§ **Your assignment**
In the listing below, find the line with "case 16: asm" and the line with "typedef __attribute__((address_space(3))) void*". Repeat those two lines and all lines between them exactly.

——————————

struct TilePix { int tx, ty, bl; };
// ... 673 lines not shown
    switch (n) {
        case 0: asm volatile("s_waitcnt vmcnt(0)" ::: "memory"); break;
        case 1: asm volatile("s_waitcnt vmcnt(1)" ::: "memory"); break;
        case 2: asm volatile("s_waitcnt vmcnt(2)" ::: "memory"); break;
        case 3: asm volatile("s_waitcnt vmcnt(3)" ::: "memory"); break;
        case 4: asm volatile("s_waitcnt vmcnt(4)" ::: "memory"); break;
        case 5: asm volatile("s_waitcnt vmcnt(5)" ::: "memory"); break;
        case 6: asm volatile("s_waitcnt vmcnt(6)" ::: "memory"); break;
        case 7: asm volatile("s_waitcnt vmcnt(7)" ::: "memory"); break;
        case 8: asm volatile("s_waitcnt vmcnt(8)" ::: "memory"); break;
        case 9: asm volatile("s_waitcnt vmcnt(9)" ::: "memory"); break;
        case 10: asm volatile("s_waitcnt vmcnt(10)" ::: "memory"); break;
        case 11: asm volatile("s_waitcnt vmcnt(11)" ::: "memory"); break;
        case 12: asm volatile("s_waitcnt vmcnt(12)" ::: "memory"); break;
        case 13: asm volatile("s_waitcnt vmcnt(13)" ::: "memory"); break;
        case 14: asm volatile("s_waitcnt vmcnt(14)" ::: "memory"); break;
        case 15: asm volatile("s_waitcnt vmcnt(15)" ::: "memory"); break;
        case 16: asm volatile("s_waitcnt vmcnt(16)" ::: "memory"); break;
        case 17: asm volatile("s_waitcnt vmcnt(17)" ::: "memory"); break;
        case 18: asm volatile("s_waitcnt vmcnt(18)" ::: "memory"); break;
        default: asm volatile("s_waitcnt vmcnt(0)" ::: "memory"); break;
    }
}

typedef __attribute__((address_space(3))) void* lds_void_ptr;
typedef const __attribute__((address_space(1))) void* glb_void_ptr;

constexpr int v2_namax(int bm) { return bm <= 128 ? 13 : 25; }
#ifndef SALT_V2_DBG
#define SALT_V2_DBG 0
#endif
constexpr int DBG = SALT_V2_DBG;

——————————

§ **Solution for this problem**
        case 16: asm volatile("s_waitcnt vmcnt(16)" ::: "memory"); break;
        case 17: asm volatile("s_waitcnt vmcnt(17)" ::: "memory"); break;
        case 18: asm volatile("s_waitcnt vmcnt(18)" ::: "memory"); break;
        default: asm volatile("s_waitcnt vmcnt(0)" ::: "memory"); break;
    }
}

typedef __attribute__((address_space(3))) void* lds_void_ptr;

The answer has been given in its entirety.